Product development research will utilize different market research methods, depending on the goal of the research. A researcher could present focus groups with product concepts and listen to their opinions, conduct interviews to learn more about their pain points, or perform user testing to see how they interact with an app or website.

8. Usability testing

Usability testing is concerned with understanding how customers use your products in real time. It can involve physical products, like a new blender, or digital products like a website or app.

When to use it

Usability testing is helpful when you need to detect problems or bugs in early prototypes or beta versions before launching them. It typically costs far less to test a product or service beforehand than to pull a flawed product off the shelves or lose sales because of poor functionality.

How to do it

There are several types of usability tests, which vary based on whether you’re testing a physical or digital product.

  • Journey testing involves observing the customer experience on an app or website and monitoring how they perform. This type of study can be done online

  • Eye tracking studies monitor where people’s eyes are drawn.
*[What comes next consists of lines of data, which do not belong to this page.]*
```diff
+                verdictLds[lane] = word|EC_V_ERROR;
+            revisit = (word&0x100) && (word&EC_V_HELD);
+        }
+        if (__ballot(revisit)) {
+            waveSync();
+            runItems(EC_ORDER_LAZY_HELD);
+        }
+    }
 
     if (!inside)
         return;
     const int verdict = verdictLds[lane];
     if ((verdict&0x100) || (ecHasBasePass(p) && p.distanceCheck == EC_CHECK_AT_EDGE))
         st |= EC_PROTECTED;
-    if (verdict&1)
+    if (verdict&EC_V_ERROR)
         st |= EC_ERROR;
     const size_t texel = ((size_t) wk.g*height+yn)*width+x;
     const float *in = halo+((ly+1)*EC_HALO+lx+1)*N;
@@ -1201,13 +1264,13 @@
     if (stencilOut)
         stencilOut[stencilIndex(texel, yn, width, height, cfg.stencil_y_down)] = (uint8_t) st;
 }
-template <int N>
+template <int N, bool LAZY>
 __global__ void __launch_bounds__(WAVE, MSDF_EC_FAST_WAVES_PER_SIMD)
 k_ec_fast(BatchView batch, const MsdfHipGlyph *glyphs, int width, int height, int tilesX, int tilesPerGlyph,
           const float *src, float *out, uint8_t *stencilOut, MsdfHipConfig cfg, const EcGlyphParams *glyphParams, EcCandidate *cands, unsigned seg,
           int maxEdges, const int *corners) {
     extern __shared__ int smemFast[];
-    ecFastBody<N>(batch, glyphs, width, height, tilesX, tilesPerGlyph, src, out, stencilOut, cfg, glyphParams, cands, seg, maxEdges, corners, blockIdx.x, smemFast);
+    ecFastBody<N, LAZY ? 1 : 0>(batch, glyphs, width, height, tilesX, tilesPerGlyph, src, out, stencilOut, cfg, glyphParams, cands, seg, maxEdges, corners, blockIdx.x, smemFast);
 }
 
 struct EcQueryPolicy { int lpcMaxContours, lpcEdgeCost, lpcMaxEdges, lpcMinCount, wideMaxEdges; float wideLoad, wideMeanCount; int gridSteps; };
```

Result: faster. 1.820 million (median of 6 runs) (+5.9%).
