template <typename WT>
int t2s_load_layer_tensor(gsv_t2s* h, int l, const std::string& key, const float* data, int64_t numel, hipStream_t st) {
    T2SLayer& L = h->layers[l];
    auto want = [&](int64_t n) { return numel == n ? GSV_OK : fail(GSV_ERR_ARG, "layer %d %s: numel %lld, expected %lld", l, key.c_str(), (long long)numel, (long long)n); };
    auto copy_f32 = [&](float** dst, int64_t n, unsigned bit) -> int {
        if (int rc = want(n)) return rc;
        if (!*dst) HIPCHK(gsv_dev_malloc(dst, sizeof(float) * n));
        HIPCHK(hipMemcpyAsync(*dst, data, sizeof(float) * n, hipMemcpyDeviceToDevice, st));
        L.have |= bit;
        return GSV_OK;
    };
    if (key == "qkv.weight") {
        if (int rc = want(3LL * kD * kD)) return rc;
        if (!L.wqkv_p) HIPCHK(gsv_dev_malloc(&L.wqkv_p, sizeof(WT) * 3 * kD * kD));
        hipLaunchKernelGGL((pack_qkv_panel_kernel<WT>), dim3(1024), dim3(256), 0, st, data, (WT*)L.wqkv_p);
        float* keep = L.g_qkv.bias; L.g_qkv.bias = nullptr;
        free_conv(L.g_qkv);
        if (int rc = pack_conv<WT>(L.g_qkv, data, 3 * kD, kD, 1, kD, 1, 0, 1, 0, 0, nullptr, 1.f, st)) return rc;
        L.g_qkv.bias = keep;
        if (h->fp8) if (int rc = t2s_pack_fp8(data, 3 * kD, kD, &L.f8_qkv, &L.s_qkv, st)) return rc;
        if (h->fp8) if (int rc = t2s_pack16_f8(&L.p8_qkv, data, L.s_qkv, 3 * kD, kD, st)) return rc;
        if (int rc = t2s_pack16<WT>(&L.p16_qkv, data, 3 * kD, kD, st)) return rc;
        L.have |= 1u << 0;
    } else if (key == "qkv.bias") {
        if (int rc = want(3 * kD)) return rc;
        if (!L.bqkv_p) HIPCHK(gsv_dev_malloc(&L.bqkv_p, sizeof(float) * 3 * kD));
        hipLaunchKernelGGL(pack_qkv_bias_kernel, dim3(6), dim3(256), 0, st, data, L.bqkv_p);
        if (!L.g_qkv.bias) HIPCHK(gsv_dev_malloc(&L.g_qkv.bias, sizeof(float) * 3 * kD));
        HIPCHK(hipMemcpyAsync(L.g_qkv.bias, data, sizeof(float) * 3 * kD, hipMemcpyDeviceToDevice, st));
        L.have |= 1u << 1;
    } else if (key == "out_proj.weight") {
        if (int rc = want((int64_t)kD * kD)) return rc;
        if (!L.wo_p) HIPCHK(gsv_dev_malloc(&L.wo_p, sizeof(WT) * kD * kD));
        hipLaunchKernelGGL((pack_col_panel_kernel<WT>), dim3(512), dim3(256), 0, st, data, (WT*)L.wo_p, kH, kDh);
        free_conv(L.g_out);
        if (int rc = pack_conv<WT>(L.g_out, data, kD, kD, 1, kD, 1, 0, 1, 0, 0, nullptr, 1.f, st)) return rc;
        if (int rc = t2s_pack16<WT>(&L.p16_out, data, kD, kD, st)) return rc;
        L.have |= 1u << 2;
    } else if (key == "out_proj.bias") {
        if (int rc = copy_f32(&L.bo, kD, 1u << 3)) return rc;
    } else if (key == "mlp.0.weight") {
        if (int rc = want((int64_t)kF * kD)) return rc;
        if (!L.w1) HIPCHK(gsv_dev_malloc(&L.w1, sizeof(WT) * kF * kD));
        hipLaunchKernelGGL((convert_kernel<WT>), dim3(1024), dim3(256), 0, st, data, (WT*)L.w1, (size_t)kF * kD);
        free_conv(L.g_w1);
        if (int rc = pack_conv<WT>(L.g_w1, data, kF, kD, 1, kD, 1, 0, 1, 0, 0, nullptr, 1.f, st)) return rc;
        if (h->fp8) if (int rc = t2s_pack_fp8(data, kF, kD, &L.f8_w1, &L.s_w1, st)) return rc;
        if (h->fp8) if (int rc = t2s_pack16_f8(&L.p8_w1, data, L.s_w1, kF, kD, st)) return rc;
        if (int rc = t2s_pack16<WT>(&L.p16_w1, data, kF, kD, st)) return rc;
        L.have |= 1u << 4;
    } else if (key == "mlp.0.bias") {
        if (int rc = copy_f32(&L.b1, kF, 1u << 5)) return rc;
    } else if (key == "mlp.2.weight") {
        if (int rc = want((int64_t)kD * kF)) return rc;
        if (!L.w2_p) HIPCHK(gsv_dev_malloc(&L.w2_p, sizeof(WT) * kD * kF));
        hipLaunchKernelGGL((pack_col_panel_kernel<WT>), dim3(1024), dim3(256), 0, st, data, (WT*)L.w2_p, kNJ, kFJ);
        {
            if (!L.w2_p64) HIPCHK(gsv_dev_malloc(&L.w2_p64, sizeof(WT) * kD * kF));
            hipLaunchKernelGGL((pack_col_panel_kernel<WT>), dim3(1024), dim3(256), 0, st, data, (WT*)L.w2_p64, kNJFine, kF / kNJFine);
        }
        free_conv(L.g_w2);
        if (int rc = pack_conv<WT>(L.g_w2, data, kD, kF, 1, kF, 1, 0, 1, 0, 0, nullptr, 1.f, st)) return rc;
        if (h->fp8) if (int rc = t2s_pack_fp8(data, kD, kF, &L.f8_w2, &L.s_w2, st)) return rc;
        if (h->fp8) if (int rc = t2s_pack16_f8(&L.p8_w2, data, L.s_w2, kD, kF, st)) return rc;
        if (int rc = t2s_pack16<WT>(&L.p16_w2, data, kD, kF, st)) return rc;
        L.have |= 1u << 6;
    } else if (key == "mlp.2.bias") {
        if (int rc = copy_f32(&L.b2, kD, 1u << 7)) return rc;
    } else if (key == "norm1.weight") {
        if (int rc = copy_f32(&L.ln1g, kD, 1u << 8)) return rc;
    } else if (key == "norm1.bias") {
        if (int rc = copy_f32(&L.ln1b, kD, 1u << 9)) return rc;
    } else if (key == "norm2.weight") {
        if (int rc = copy_f32(&L.ln2g, kD, 1u << 10)) return rc;
    } else if (key == "norm2.bias") {
        if (int rc = copy_f32(&L.ln2b, kD, 1u << 11)) return rc;
    } else {
        return fail(GSV_ERR_ARG, "unknown layer tensor '%s'", key.c_str());
    }
    HIPCHK(hipGetLastError());
    return GSV_OK;
}

template <typename WT>
int t2s_load_io_tensor(gsv_t2s* h, const std::string& name, const float* data, int64_t numel, hipStream_t st) {
    const gsv_t2s_config& c = h->cfg;
    auto copy_f32 = [&](float** dst, int64_t n, unsigned bit) -> int {
        if (numel != n) return fail(GSV_ERR_ARG, "%s: numel %lld, expected %lld", name.c_str(), (long long)numel, (long long)n);
        if (!*dst) HIPCHK(gsv_dev_malloc(dst, sizeof(float) * n));
        HIPCHK(hipMemcpyAsync(*dst, data, sizeof(float) * n, hipMemcpyDeviceToDevice, st));
        h->have_io |= bit;
        return GSV_OK;
    };
    if (name == "ar_predict_layer.weight") {
        if (numel != (int64_t)c.vocab * kD) return fail(GSV_ERR_ARG, "%s: bad numel", name.c_str());
        if (!h->predict) HIPCHK(gsv_dev_malloc(&h->predict, sizeof(WT) * c.vocab * kD));
        hipLaunchKernelGGL((convert_kernel<WT>), dim3(512), dim3(256), 0, st, data, (WT*)h->predict, (size_t)c.vocab * kD);
        h->have_io |= 1u << 0;
    } else if (name == "ar_audio_embedding.word_embeddings.weight") {
        return copy_f32(&h->emb_audio, (int64_t)c.vocab * kD, 1u << 1);
    } else if (name == "ar_text_embedding.word_embeddings.weight") {
        return copy_f32(&h->emb_text, (int64_t)c.n_phoneme * kD, 1u << 2);
    } else if (name == "ar_audio_position.pe_scaled") {
        return copy_f32(&h->pe_audio, (int64_t)c.n_pos * kD, 1u << 3);
    } else if (name == "ar_text_position.pe_scaled") {
        return copy_f32(&h->pe_text, (int64_t)c.n_pos * kD, 1u << 4);
    } else if (name == "bert_proj.weight") {
        if (numel != (int64_t)kD * 1024) return fail(GSV_ERR_ARG, "%s: bad numel", name.c_str());
        float* keep = h->g_bert.bias; h->g_bert.bias = nullptr;
        free_conv(h->g_bert);
        if (int rc = pack_conv<WT>(h->g_bert, data, kD, 1024, 1, 1024, 1, 0, 1, 0, 0, nullptr, 1.f, st)) return rc;
        h->g_bert.bias = keep;
        h->have_io |= 1u << 5;
    } else if (name == "bert_proj.bias") {
        return copy_f32(&h->g_bert.bias, kD, 1u << 6);
    } else if (name == "ar_text_position.alpha" || name == "ar_audio_position.alpha") {
        return GSV_OK;
    } else {
        return fail(GSV_ERR_ARG, "unknown tensor '%s'", name.c_str());
    }
    HIPCHK(hipGetLastError());
    return GSV_OK;
}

Generally, they are conducted on websites and apps, but can also be done in stores to analyze where people look while shopping

  • Learn ability studies quantify the learning curve over time to see which problems people encounter after repeating the same task

  • Click tracking follows users’ activity on websites to evaluate the linking structure of a website

  • Checklist testing involves giving users tasks to perform and recording or asking them to review their experience

Combining types of market research with Typeform

When it comes to market research, you need to ask yourself what business challenge or question you’re trying to address. Then, select the appropriate methods and tools, such as market research automation, to simplify your process.From there, the world of useful data and actionable insights will open to you.